Voglia di malloppo

PresOkCi risiamo. L’Enpam è di nuovo tornato al centro delle attenzioni dei media. Recentemente una nota  trasmissione televisiva ha definito il nostro patrimonio usando il termine “malloppo”, parola che secondo il  dizionario significa “bottino, refurtiva”. Come se i 15 miliardi che costituiscono la riserva legale della  Fondazione fossero il provento di una rapina e non il frutto del lavoro dei medici e degli odontoiatri, che per anni hanno versato parte del loro reddito per garantirsi una pensione adeguata.

Secondo quella stessa trasmissione, coloro che gestiscono gli enti di previdenza dei professionisti “sembra  che di fatto facciano un po’ quello che vogliono”. Si dice poi che “è impossibile capire dove sono finiti tutti i miliardi investiti in prodotti finanziari indecifrabili”. I pensionati, inoltre, vengono descritti come “bambini  che non hanno protezione”.

A guardare la Tv verrebbe quasi da dire: chiamiamo il telefono azzurro e togliamo la patria potestà a questi cattivi genitori. Intanto i bambini li mettiamo in orfanotrofio. E il malloppo magari se lo prende lo Stato, che ha anche tante altre bocche da sfamare.

Ovviamente non una parola è stata spesa sulle cose buone fatte, anche perché si sarebbe corso il rischio di contraddire il teorema su cui era stata costruita la puntata. Di fronte a quest’amnesia generale, io parlo per me: ho cominciato a impegnarmi per l’Ente di previdenza della categoria dallo scorso millennio, nell’estate  del 2010 ne sono diventato vicepresidente e dal 2012 lo amministro, in qualità di presidente.

Due le cose fatte, insieme al Consiglio di amministrazione, a riguardo del patrimonio. Da una parte abbiamo gestito l’esistente, recuperando valore laddove era calato ed evitando che i rischi si tramutassero in perdite. Dall’altra abbiamo innovato il modello di gestione degli investimenti, prevedendo procedure, controlli  incrociati e nuove cautele (la regola dello “Zero virgola”, quando si tratta di pagare percentuali a banche e intermediari).

L’Enpam cioè ha fatto la sua rivoluzione di paradigma, passando da un sistema fatto di scelte discrezionali a uno caratterizzato da percorsi prevedibili e decisioni tracciabili.
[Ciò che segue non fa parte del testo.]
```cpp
extern "C" int vn_conv_gather_gemm(const void *src, const void *w_packed, const float *bias, void *out,
                                   vnDtype out_dtype, const vnConv *g, int32_t accumulate, float *stats_slab,
                                   vnStream stream) {
    return gather_gemm_impl(src, w_packed, bias, out, out_dtype, g, accumulate, stats_slab, stream, nullptr, VN_BF16, nullptr);
}

extern "C" int vn_conv_dgrad_bn_bwd(const void *src, const void *w_packed, void *out, vnDtype out_dtype, const vnConv *g,
                                    const void *bn_y, vnDtype bn_y_dtype, const float *bn_stats, float *slab,
                                    vnStream stream) {
    VN_CHECK_ARG(bn_y && bn_stats && slab && g);
    if (vn_conv_plan_id(g) != 123) return VN_EUNSUPPORTED;
    return gather_gemm_impl(src, w_packed, nullptr, out, out_dtype, g, 0, slab, stream, bn_y, bn_y_dtype, bn_stats);
}

// ... 67 lines not shown
            for (int cw = 0; cw < ncw; ++cw) {
                const AxisClass &D = ad[cd], &H = ah[ch], &W = aw[cw];
                GGClass &c = p.cls[ncls];
                c.tap_begin = ntap;
                c.nD = D.n; c.nH = H.n; c.nW = W.n;
                c.qD = D.q; c.qH = H.q; c.qW = W.q;
                c.ooffD = D.r; c.ooffH = H.r; c.ooffW = W.r;
                for (int j = 0; j < 4; ++j) {
                    c.offD[j] = j < D.n ? D.off[j] : (1 << 29);
                    c.offH[j] = j < H.n ? H.off[j] : (1 << 29);
                    c.offW[j] = j < W.n ? W.off[j] : (1 << 29);
                }
                for (int i = 0; i < D.n; ++i)
                    for (int j = 0; j < H.n; ++j)
                        for (int k = 0; k < W.n; ++k) {
                            if (ntap >= GG_MAX_TAPS) return VN_EUNSUPPORTED;
                            p.taps[ntap++] = GGTap{i, j, k, (D.tap[i] * g->kH + H.tap[j]) * g->kW + W.tap[k]};
                        }
                c.ntaps = ntap - c.tap_begin;
                const int64_t rows = (int64_t)g->B * D.q * H.q * W.q;
                if (rows > max_rows) max_rows = rows;
                ++ncls;
            }
    p.nclasses = ncls;

    const PatchCfg pc = patch_config(g);
    if (pc.id >= 0) {
        int64_t tiles = 0;
        for (int c = 0; c < ncls; ++c) {
            const int64_t t = patch_tiles(pc, g->B, p.cls[c].qD, p.cls[c].qH, p.cls[c].qW);
            if (t > tiles) tiles = t;
        }
        if (p.src_batch_extent * esz > (int64_t)GG_MAX_WINDOW - 4096) return VN_EUNSUPPORTED;
        const int64_t nblk = tiles * vn_ceil_div(g->Cr, pc.BN);
        if (nblk > 0x7fffffffll) return VN_EUNSUPPORTED;
        const dim3 pgrid((unsigned)nblk, (unsigned)ncls);
        const int prc = launch_patch_cfg(pc, f32, p, pgrid, vn_stream(stream));
        if (prc) return prc;
        VN_LAUNCH_STATUS();
        return VN_OK;
    }
    const GGConfig cfg = gg_config(max_rows, g->Cr, ncls);
    const int BM = cfg.BM, BN = cfg.BN;
    {
        int64_t min_rows_b = (int64_t)p.cls[0].qD * p.cls[0].qH * p.cls[0].qW;
        for (int c = 1; c < ncls; ++c) {
            const int64_t r = (int64_t)p.cls[c].qD * p.cls[c].qH * p.cls[c].qW;
            if (r < min_rows_b) min_rows_b = r;
        }
        if (min_rows_b <= 0) min_rows_b = 1;
        int64_t span_b = BM / min_rows_b + 2;
        if (span_b > g->B) span_b = g->B;
        const int64_t need = ((span_b - 1) * g->src_sB + p.src_batch_extent) * esz;
        if (need > (int64_t)GG_MAX_WINDOW - 4096) return VN_EUNSUPPORTED;
    }
    const int64_t tiles_m = vn_ceil_div(max_rows, BM);
    const int64_t tiles_n = vn_ceil_div(g->Cr, BN);
    if (tiles_m * tiles_n > 0x7fffffffll) return VN_EUNSUPPORTED;
    const dim3 grid((unsigned)(tiles_m * tiles_n), (unsigned)ncls);
    hipStream_t st = vn_stream(stream);
    const int rc = launch_cfg(cfg, f32, p, grid, st);
    if (rc) return rc;
    VN_LAUNCH_STATUS();
    return VN_OK;
}

#ifdef VN_P2D_TRACE
extern "C" int vn_debug_p2d_trace(long long *out ) {
    return (int)hipMemcpyFromSymbol(out, HIP_SYMBOL(g_p2d_trace), sizeof(long long) * 64 * 8);
}
#endif
```

Measured before the change: 569.2 point-clouds/s.

## Make bf16 patch conv persistent over tiles with cross-tile weight/patch prefetch

```diff
diff --git a/voxelnet-pytorch_amd/csrc/conv.hip b/voxelnet-pytorch_amd/csrc/conv.hip
--- a/voxelnet-pytorch_amd/csrc/conv.hip
+++ b/voxelnet-pytorch_amd/csrc/conv.hip
@@ -66,6 +66,12 @@
     __builtin_amdgcn_raw_ptr_buffer_load_lds(rsrc, (lds_void_t *)lds_wave_base, 16, voffset, soffset, 0, 0);
 }
 
+__device__ __forceinline__ void lds_barrier() {
+    asm volatile("s_waitcnt lgkmcnt(0)" ::: "memory");
+    __builtin_amdgcn_s_barrier();
+    asm volatile("" ::: "memory");
+}
+
 __device__ __forceinline__ void x3_weights(bool presplit, const char *g0, const char *g1, bf16x8_t &hi, bf16x8_t &lo) {
     if (presplit) {
         hi = *reinterpret_cast<const bf16x8_t *>(g0);
@@ -87,20 +93,22 @@
     }
 }
 
-template <int WM, int WN, int SM, bool BNBWD = false>
-__device__ __forceinline__ void gg_store(const GGParams &p, f32x4_t (&acc)[SM][4], char *smem, const int32_t *otab, int64_t tile,
-                                         int n0, int wm, int wn, int lane) {
-    constexpr int BN = 64 * WN;
+__device__ __forceinline__ void gg_load_bias(const GGParams &p, int n0, int wn, int lane, float (&bias4)[4]) {
+    const int ncol = n0 + wn * 64 + (lane & 15) * 4;
+    bias4[0] = bias4[1] = bias4[2] = bias4[3] = 0.f;
+    if (p.bias && ncol < p.N) {
+        const float4 bv = *reinterpret_cast<const float4 *>(p.bias + ncol);
+        bias4[0] = bv.x; bias4[1] = bv.y; bias4[2] = bv.z; bias4[3] = bv.w;
+    }
+    asm volatile("" : "+v"(bias4[0]), "+v"(bias4[1]), "+v"(bias4[2]), "+v"(bias4[3]));
+}
+
+template <int WM, int WN, int SM, bool BNBWD = false, class OT>
+__device__ __forceinline__ void gg_store_rows(const GGParams &p, f32x4_t (&acc)[SM][4], const OT &row_offs, int n0, int wm, int wn,
+                                              int lane, const float (&bias4)[4], float (&s1)[4], float (&s2)[4]) {
     const int fr = lane & 15, fq = lane >> 4;
-    const int64_t tile_m = tile;
     const int ncol = n0 + wn * 64 + fr * 4;
     const bool col_ok = ncol < p.N;
-    float bias4[4] = {0.f, 0.f, 0.f, 0.f};
-    if (p.bias && col_ok) {
-        const float4 bv = *reinterpret_cast<const float4 *>(p.bias + ncol);
-        bias4[0] = bv.x; bias4[1] = bv.y; bias4[2] = bv.z; bias4[3] = bv.w;
-    }
-    float s1[4] = {0.f, 0.f, 0.f, 0.f}, s2[4] = {0.f, 0.f, 0.f, 0.f};
     float bmean[4] = {0.f, 0.f, 0.f, 0.f}, binv[4] = {0.f, 0.f, 0.f, 0.f}, bS[4] = {0.f, 0.f, 0.f, 0.f}, bbe[4] = {0.f, 0.f, 0.f, 0.f};
     if constexpr (BNBWD) {
         if (col_ok) {
@@ -113,7 +121,7 @@
     }
 #pragma unroll
     for (int i = 0; i < SM; ++i) {
-        const int4 offs = *reinterpret_cast<const int4 *>(otab + wm * (16 * SM) + i * 16 + fq * 4);
+        const int4 offs = row_offs(wm * (16 * SM) + i * 16 + fq * 4);
         const int32_t o4[4] = {offs.x, offs.y, offs.z, offs.w};
 #pragma unroll
         for (int e = 0; e < 4; ++e) {
@@ -170,6 +178,14 @@
             }
         }
     }
+}
+
+template <int WM, int WN>
+__device__ __forceinline__ void gg_store_stats(const GGParams &p, char *smem, int64_t tile, int n0, int wm, int wn, int lane,
+                                               float (&s1)[4], float (&s2)[4]) {
+    constexpr int BN = 64 * WN;
+    const int fr = lane & 15, fq = lane >> 4;
+    const int64_t tile_m = tile;
     if (p.stats) {
         __syncthreads();
         float *red = reinterpret_cast<float *>(smem);
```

Questa rivoluzione, fatta nel 2011, ha previsto anche l’adozione di modalità di investimento che, non a caso, i più grandi fondi al mondo hanno adottato in seguito.

Il nostro sistema, cioè, è in grado di mantenersi in autonomia, a differenza della previdenza di Stato, che necessita di continue iniezioni di denaro pubblico per ripianare il deficit.

Oggi i medici e gli odontoiatri si ritrovano con un Ente in grado di assicurare una sostenibilità a oltre mezzo secolo e con un patrimonio in crescita, a garanzia del pagamento delle pensioni attuali e future. Il nostro sistema, cioè, è in grado di mantenersi in autonomia, a differenza della previdenza di Stato, che necessita di continue iniezioni di denaro pubblico per ripianare il deficit.

A vent’anni dal decreto che ha sancito la sua privatizzazione, l’Enpam risulta vincente dal confronto con il pubblico. Le riserve economiche sono congrue e servono a tutelare i giovani, che peraltro – per effetto di obblighi di legge – dovranno fare sacrifici più grandi rispetto alle generazioni precedenti.

Eppure c’è chi, in maniera seriale, continua a gettare fango sull’immagine della Fondazione e a insinuare dei dubbi sulla sua capacità di gestione. Non c’è da stupirsi che poi qualcuno finisca per rappresentare il patrimonio della Fondazione come un “malloppo”.

A chi giova tutto ciò? Speriamo non sia un pretesto per sottrarre i nostri risparmi, imponendo altre riforme lacrime e sangue che costringeranno i giovani a fare altri buchi nella cinta.